Iran's national security chief and top nuclear negotiator Ali Larijani said over the weekend that ElBaradei's proposal needed further examination.
 
A senior European diplomat in Vienna said, however, "what's happening at the moment with Iran's rejection of 38 IAEA inspectors is not a good sign."
 
The diplomat said that Iran's rejection of inspectors from countries which backed the Security Council resolution is "in a way undermining the neutrality and objectivity of the agency and in that sense is very deplorable."
 
Non-proliferation analyst Mark Fitzpatrick, from the London think tank the International Institute for Strategic Studies (IISS), said the key to ElBaradei's approach "would be that the West would have to take Iran's word that it had stopped the enrichment activity."
 
The problem, however, is that "in the past every time a deal to stop enrichment was made, it was not completed and was only temporary, so the West does not have much confidence that there will be a real suspension unless it is verified."
 
Meanwhile, diplomats in Vienna said it was also not clear to what sort of suspension ElBaradei was referring.

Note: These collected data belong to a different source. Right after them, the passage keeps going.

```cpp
__global__ __launch_bounds__(64) void update_weights_kernel(int mode, int K, float* __restrict__ logw,
                                                            const float* __restrict__ E_in, const float* __restrict__ stepsize,
                                                            float beta, float* __restrict__ kl_eta_out,
                                                            float* __restrict__ exp_out) {
    extern __shared__ float sm[];
    float* lw = sm; float* E = sm + K; float* nl = sm + 2 * K;
    const int t = threadIdx.x;
    for (int i = t; i < K; i += 64) { lw[i] = logw[i]; E[i] = E_in[i]; nl[i] = logw[i]; }
    __syncthreads();
    if (K <= 1) return;
    const float bound = stepsize[0];
    float kl = -1.f, eta = -1.f;
    bool updated = true;
    if (mode == 1) {
        for (int i = t; i < K; i += 64) nl[i] = lw[i] + bound / beta * E[i];
        __syncthreads();
        float l = wave_lse(nl, K);
        for (int i = t; i < K; i += 64) nl[i] = fmaxf(nl[i] - l, -69.07f);
        __syncthreads();
        l = wave_lse(nl, K);
// ... 31 lines not shown
        }
    }
    if (!updated) {
        for (int i = t; i < K; i += 64) nl[i] = lw[i];
        __syncthreads();
    }
    const float l = wave_lse(nl, K);
    for (int i = t; i < K; i += 64) {
        const float v = nl[i] - l;
        logw[i] = v;
        if (exp_out) exp_out[i] = expf(v);
    }
    if (t == 0 && kl_eta_out) { kl_eta_out[0] = kl; kl_eta_out[1] = eta; }
}

__global__ void component_stepsize_kernel(int K, float* __restrict__ stepsizes, const float* __restrict__ prev,
                                          const float* __restrict__ last, float mn, float mx, float inc, float dec) {
    const int k = blockIdx.x * blockDim.x + threadIdx.x;
    if (k >= K) return;
    stepsizes[k] = component_stepsize_rule(stepsizes[k], prev[k], last[k], mn, mx, inc, dec);
}

__global__ __launch_bounds__(64) void weight_stepsize_kernel(int K, const float* __restrict__ logw,
                                                             const float* __restrict__ rewards_last, float* __restrict__ state,
                                                             float mn, float mx, float inc, float dec) {
    weight_stepsize_wave(K, logw, rewards_last, state, mn, mx, inc, dec, threadIdx.x);
}

}

extern "C" {

int gmmvi_expected_log_ratios(gmmvi_ctx* ctx, int K, int N, const float* ld_dev, const float* bg_dev,
                              const float* tlp_dev, const float* logq_dev, float beta, const float* logw_dev,
                              int self_normalized, float* E_out_dev, float* reward_out_dev, float* ess_out_dev) {
    GMMVI_ARG_CHECK(ctx, K >= 1 && N >= 1);
    GMMVI_ARG_CHECK(ctx, ld_dev && bg_dev && tlp_dev && logq_dev && logw_dev);
    int logq_R = 0;
    {
        const CombineJob& j = ctx->pending;
        if (j.R > 0 && j.lp_out == logq_dev && j.N == N && !j.grad_out && !j.lp2_out) {
            logq_R = j.R;
            logq_dev = j.lp_parts;
            ctx->pending = CombineJob();
        } else {
            int rc = gmmvi_flush_pending_combine(ctx);
            if (rc != GMMVI_OK) return rc;
        }
    }
    GMMVI_PROF(ctx, "expected_log_ratios");
    const Riders riders = gmmvi_take_pending_riders(ctx, K, 1024);
    if (riders.prep_blocks + riders.sample_blocks > 0) {
        const int dp = gmmvi_padded_dim(riders.sample_blocks > 0 ? riders.sample.D : 2);
        GMMVI_DISPATCH_DP(dp, hipLaunchKernelGGL((elr_riders_kernel<DP>), dim3(K + riders.prep_blocks + riders.sample_blocks),
                                                 dim3(1024), riders_lds_bytes(riders), ctx->stream, N, ld_dev, bg_dev, tlp_dev,
                                                 logq_dev, logq_R, beta, logw_dev, self_normalized, E_out_dev, reward_out_dev,
                                                 ess_out_dev, riders));
    } else {
        hipLaunchKernelGGL(elr_kernel, dim3(K), dim3(1024), 0, ctx->stream, N, ld_dev, bg_dev, tlp_dev, logq_dev, logq_R, beta,
                           logw_dev, self_normalized, E_out_dev, reward_out_dev, ess_out_dev);
    }
    GMMVI_LAUNCH_CHECK(ctx);
    return GMMVI_OK;
}

}

int gmmvi_update_weights_internal(gmmvi_ctx* ctx, int mode, int K, float* logw_dev, const float* E_dev,
                                  const float* stepsize_dev, float beta, float* kl_eta_out_dev, float* exp_out_dev) {
    GMMVI_ARG_CHECK(ctx, K >= 1 && K <= 4096);
    GMMVI_ARG_CHECK(ctx, logw_dev && E_dev && stepsize_dev);
    GMMVI_PROF(ctx, "update_weights");
    hipLaunchKernelGGL(update_weights_kernel, dim3(1), dim3(64), (size_t)3 * K * sizeof(float), ctx->stream, mode, K,
                       logw_dev, E_dev, stepsize_dev, beta, kl_eta_out_dev, exp_out_dev);
    GMMVI_LAUNCH_CHECK(ctx);
    return GMMVI_OK;
}

extern "C" {

int gmmvi_update_weights_kl(gmmvi_ctx* ctx, int K, float* logw_dev, const float* E_dev, const float* stepsize_dev,
                            float beta, float* kl_eta_out_dev) {
    return gmmvi_update_weights_internal(ctx, 0, K, logw_dev, E_dev, stepsize_dev, beta, kl_eta_out_dev, nullptr);
}

int gmmvi_update_weights_direct(gmmvi_ctx* ctx, int K, float* logw_dev, const float* E_dev,
                                const float* stepsize_dev, float beta) {
    return gmmvi_update_weights_internal(ctx, 1, K, logw_dev, E_dev, stepsize_dev, beta, nullptr, nullptr);
}

int gmmvi_component_stepsize_improvement(gmmvi_ctx* ctx, int K, float* stepsizes_dev, const float* rewards_prev_dev,
                                         const float* rewards_last_dev, float min_stepsize, float max_stepsize,
                                         float inc_factor, float dec_factor) {
// ... 21 lines not shown
```

gmmvi_amd/hip_ops.py:

```python
import math

import numpy as np

from . import _lib
from .device import DeviceArray

F32, I32 = np.dtype(np.float32), np.dtype(np.int32)


def _req(a, shape, dtype=F32, name="array"):
    if not isinstance(a, DeviceArray):
        raise TypeError(f"{name}: expected DeviceArray, got {type(a)}")
    if a.dtype != dtype or tuple(a.shape) != tuple(shape):
        raise ValueError(f"{name}: expected {dtype}{tuple(shape)}, got {a.dtype}{a.shape}")
    return a.ptr


def _opt(a, shape, dtype=F32, name="array"):
    return None if a is None else _req(a, shape, dtype, name)


def packed_stride(d):
    s = int(_lib.load().gmmvi_packed_stride(int(d)))
    if s == 0:
# ... 411 lines not shown
def expected_log_ratios(ctx, ld, bg, tlp, logq, beta, logw, self_normalized=True, reward_out=None, want_ess=False):
    k, n = ld.shape
    _req(ld, (k, n), name="ld"); _req(bg, (n,), name="bg"); _req(tlp, (n,), name="tlp"); _req(logq, (n,), name="logq")
    _req(logw, (k,), name="logw")
    if reward_out is not None:
        _req(reward_out, (k,), name="reward_out")
    e = ctx.empty((k,))
    ess = ctx.empty((k,)) if want_ess else None
    ctx.check(ctx.lib.gmmvi_expected_log_ratios(ctx.handle, k, n, ld.ptr, bg.ptr, tlp.ptr, logq.ptr, float(beta),
                                                logw.ptr, 1 if self_normalized else 0, e.ptr,
                                                None if reward_out is None else reward_out.ptr,
                                                None if ess is None else ess.ptr))
    return e, ess


def update_weights(ctx, mode, logw, e, stepsize, beta, want_info=False):
    k = logw.shape[0]
    _req(logw, (k,), name="logw"); _req(e, (k,), name="E"); _req(stepsize, (1,), name="stepsize")
    info = ctx.empty((2,)) if (want_info and mode == "trust-region") else None
    if mode == "trust-region":
        ctx.check(ctx.lib.gmmvi_update_weights_kl(ctx.handle, k, logw.ptr, e.ptr, stepsize.ptr, float(beta),
                                                  None if info is None else info.ptr))
    else:
        ctx.check(ctx.lib.gmmvi_update_weights_direct(ctx.handle, k, logw.ptr, e.ptr, stepsize.ptr, float(beta)))
    return info


def component_stepsize_improvement(ctx, stepsizes, prev, last, mn, mx, inc, dec):
    k = stepsizes.shape[0]
    _req(stepsizes, (k,), name="stepsizes"); _req(prev, (k,), name="prev"); _req(last, (k,), name="last")
# ... 111 lines not shown
```

include/gmmvi_hip.h:

```cpp
#ifndef GMMVI_HIP_H
#define GMMVI_HIP_H

#include <stddef.h>
#include <stdint.h>

#ifdef __cplusplus
extern "C" {
#endif

typedef struct gmmvi_ctx gmmvi_ctx;

enum gmmvi_status {
    GMMVI_OK = 0,
    GMMVI_ERR_HIP = -1,
    GMMVI_ERR_ARG = -2,
    GMMVI_ERR_RCCL = -3,
    GMMVI_ERR_STATE = -4
};

enum gmmvi_family {
    GMMVI_GAUSS = 0,
    GMMVI_STUDENT_T = 1
};

// ... 121 lines not shown
                                         float temperature, float l2_init, float* last_eta_dev, float* l2_dev,
                                         float* num_received_updates_dev, int32_t* success_out_dev, float* kl_out_dev,
                                         int32_t* n_probes_out_dev);
int gmmvi_update_components_direct(gmmvi_ctx* ctx, int K, int D, float* means_dev, float* chols_dev,
                                   const float* H_neg_dev, const float* g_neg_dev, const float* stepsizes_dev,
                                   float l2_init, float* l2_dev, float* num_received_updates_dev,
                                   int32_t* success_out_dev);
int gmmvi_update_components_iblr(gmmvi_ctx* ctx, int K, int D, float* means_dev, float* chols_dev,
                                 const float* H_neg_dev, const float* g_neg_dev, const float* stepsizes_dev,
                                 float l2_init, float* l2_dev, float* num_received_updates_dev,
                                 int32_t* success_out_dev);
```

ElBaradei seems to have left open whether Iran would suspend all enrichment-related activities, as the United States insists and as the UN resolution states, or whether it could still spin centrifuges empty of the uranium gas used to make enriched uranium.
 
"It is not for ElBaradei to give the details," one diplomat said.
 
"ElBaradei is trying to find a middle ground since both sides have backed themselves into respective corners," the diplomat said.
 
"The feeler that ElBaradei has put out would have to be negotiated," the diplomat said.